Americans are fat, in absurd numbers; nowadays a thin person stands out in a crowd (if you can see them behind the rest). Veterans Alessandra Marc, Jessye Norman, and Deborah Voigt, current stars Angela Meade, Jamie Barton, Tamara Wilson and Christine Goerke, up-and-comers Meredith Arwady, Leah Crocetto, Elizabeth DeShong, Latonia Moore, Amber Wagner... Hold the french fries, please!

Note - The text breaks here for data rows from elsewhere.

@@ -1166,7 +1174,48 @@
     return c
 
 
+WFRAG_TABLE_MAX = 16
+
+
+def _wfrag_planned(w_hh, mode, backward):
+    w = _WIMG
+    key = (w_hh.data_ptr(), tuple(w_hh.shape), mode)
+    if backward:
+        e = w["wf_last"].get(key) if w["wf_last"] is not None else None
+        if e is not None:
+            e[1] = True
+    elif w["wf_plan_next"] is not None and isinstance(w_hh, torch.nn.Parameter) and w_hh.shape[1] == PERSIST_H:
+        prev = w["wf_plan"].get(key)
+        w["wf_plan_next"][key] = [w_hh, bool(prev is not None and prev[1])]
+    if w["wf_armed"] and not backward:
+        w["wf_armed"] = False
+        nbytes = L.lib().ft_lstm_roles_wimg_bytes(PERSIST_H)
+        plan = [(k, t, bw) for k, (t, bw) in w["wf_plan"].items() if t.is_cuda and t.device == w_hh.device and t.dtype == torch.float32
+                and t.is_contiguous() and t.data_ptr() == k[0] and tuple(t.shape) == k[1]]
+        for fmt in sorted({k[2] for k, _, _ in plan}):
+            items = [p for p in plan if p[0][2] == fmt]
+            for lo in range(0, len(items), WFRAG_TABLE_MAX):
+                part = items[lo:lo + WFRAG_TABLE_MAX]
+                descs = (L.WfragDesc * len(part))()
+                for i, (k, t, bw) in enumerate(part):
+                    f_img = torch.empty(nbytes, device=t.device, dtype=torch.uint8)
+                    b_img = torch.empty(nbytes, device=t.device, dtype=torch.uint8) if bw and w["wf_grad"] else None
+                    descs[i] = L.WfragDesc(t.data_ptr(), L.ptr(f_img), L.ptr(b_img))
+                    w["wf_cache"][(k, False)] = (f_img, t, t._version)
+                    if b_img is not None:
+                        w["wf_cache"][(k, True)] = (b_img, t, t._version)
+                L.check(L.op16("ft_lstm_roles_prepare_table", fmt)(descs, len(part), PERSIST_H, L.stream()), "ft_lstm_roles_prepare_table")
+    hit = w["wf_cache"].pop((key, bool(backward)), None)
+    if hit is not None and hit[2] == w_hh._version:
+        return hit[0]
+    return None
+
+
 def roles_wimg(w_hh, mode, backward):
+    if _WIMG_ON:
+        img = _wfrag_planned(w_hh, mode, backward)
+        if img is not None:
+            return img
     img = torch.empty(L.lib().ft_lstm_roles_wimg_bytes(w_hh.shape[1]), device=w_hh.device, dtype=torch.uint8)
     fn = L.op16("ft_lstm_roles_prepare_bwd" if backward else "ft_lstm_roles_prepare_fwd", mode)
     w = _c(w_hh)
@@ -1174,7 +1223,16 @@
     return img
 
 
-def fwd_role(gx, lens, y, gates, cell, wimg, t0=0, t1=None, state=None, b0=0, nb=None):
+def fwd_role(gx, lens, y, gates, cell, wimg, t0=0, t1=None, state=None, b0=0, nb=None, xproj=None):
+    if xproj is not None:
+        x_img, w_img, bias = xproj
+        assert gx is None and b0 == 0 and x_img.fmt == w_img.fmt and x_img.cols == w_img.cols and bias.dtype == torch.float32
+        T, LB = y.shape[0], y.shape[1]
+        nb = LB if nb is None else nb
+        return L.LstmFwdRole(None, lens.data_ptr(), y.data_ptr(), y.stride(1), L.ptr(gates), L.ptr(cell), L.ptr(wimg),
+                             L.ptr(state[0]) if state is not None else None, L.ptr(state[1]) if state is not None else None,
+                             nb, LB, t0, T if t1 is None else t1, 0,
+                             x_img.ptr(), w_img.ptr(), L.ptr(bias), x_img.ld, w_img.ld, x_img.rows, x_img.cols)
     T, LB, H = gx.shape[0], gx.shape[1], y.shape[2]
     nb = LB - b0 if nb is None else nb
     return L.LstmFwdRole(gx.data_ptr() + gx.element_size() * 4 * H * b0, lens.data_ptr() + 4 * b0, y.data_ptr() + 4 * y.stride(1) * b0, y.stride(1),
@@ -1540,6 +1598,62 @@
         return _leave_dgates(dgx, d_img, (T, B, 4 * H), ctx.gx_dtype), dW, None, None, None, None, None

We're told that the rest of the world, now exposed to carb-laden fast food, is getting fatter too, at the very time we're told that opera singers are increasingly expected to "look the part." A bit of a collision course, isn't it?


----------



## Seattleoperafan (Mar 24, 2013)

davidglasgow said:


> Love your description
> 
> I'm amazed that she was so little appreciated by the recording companies - there is a live recording of Don Carlo with Giuseppe Giacomini and Alessandra Marc from Bordeaux in 1992 which offers an electric, rich-voiced couple but in ropey sound and with a pretty blurry picture. It is frustrating this was not well-recorded for posterity.
> 
> ...


I agree about sad quality of the Don Carlo. She said she wasn't really a dramatic soprano, but her voice carried very well. She was great for Verdi. Her extreme size hurt her career. I think Jane Eaglen got by with it because there are so few Wagner sopranos out there who are any good. Verdi is almost as bad in that regard but I think if you are fat you stand out more.


----------



## Woodduck (Mar 17, 2014)

Seattleoperafan said:


> *Her extreme size hurt her career.* I think Jane Eaglen got by with it because there are so few Wagner sopranos out there who are any good. Verdi is almost as bad in that regard but I think if you are fat you stand out more.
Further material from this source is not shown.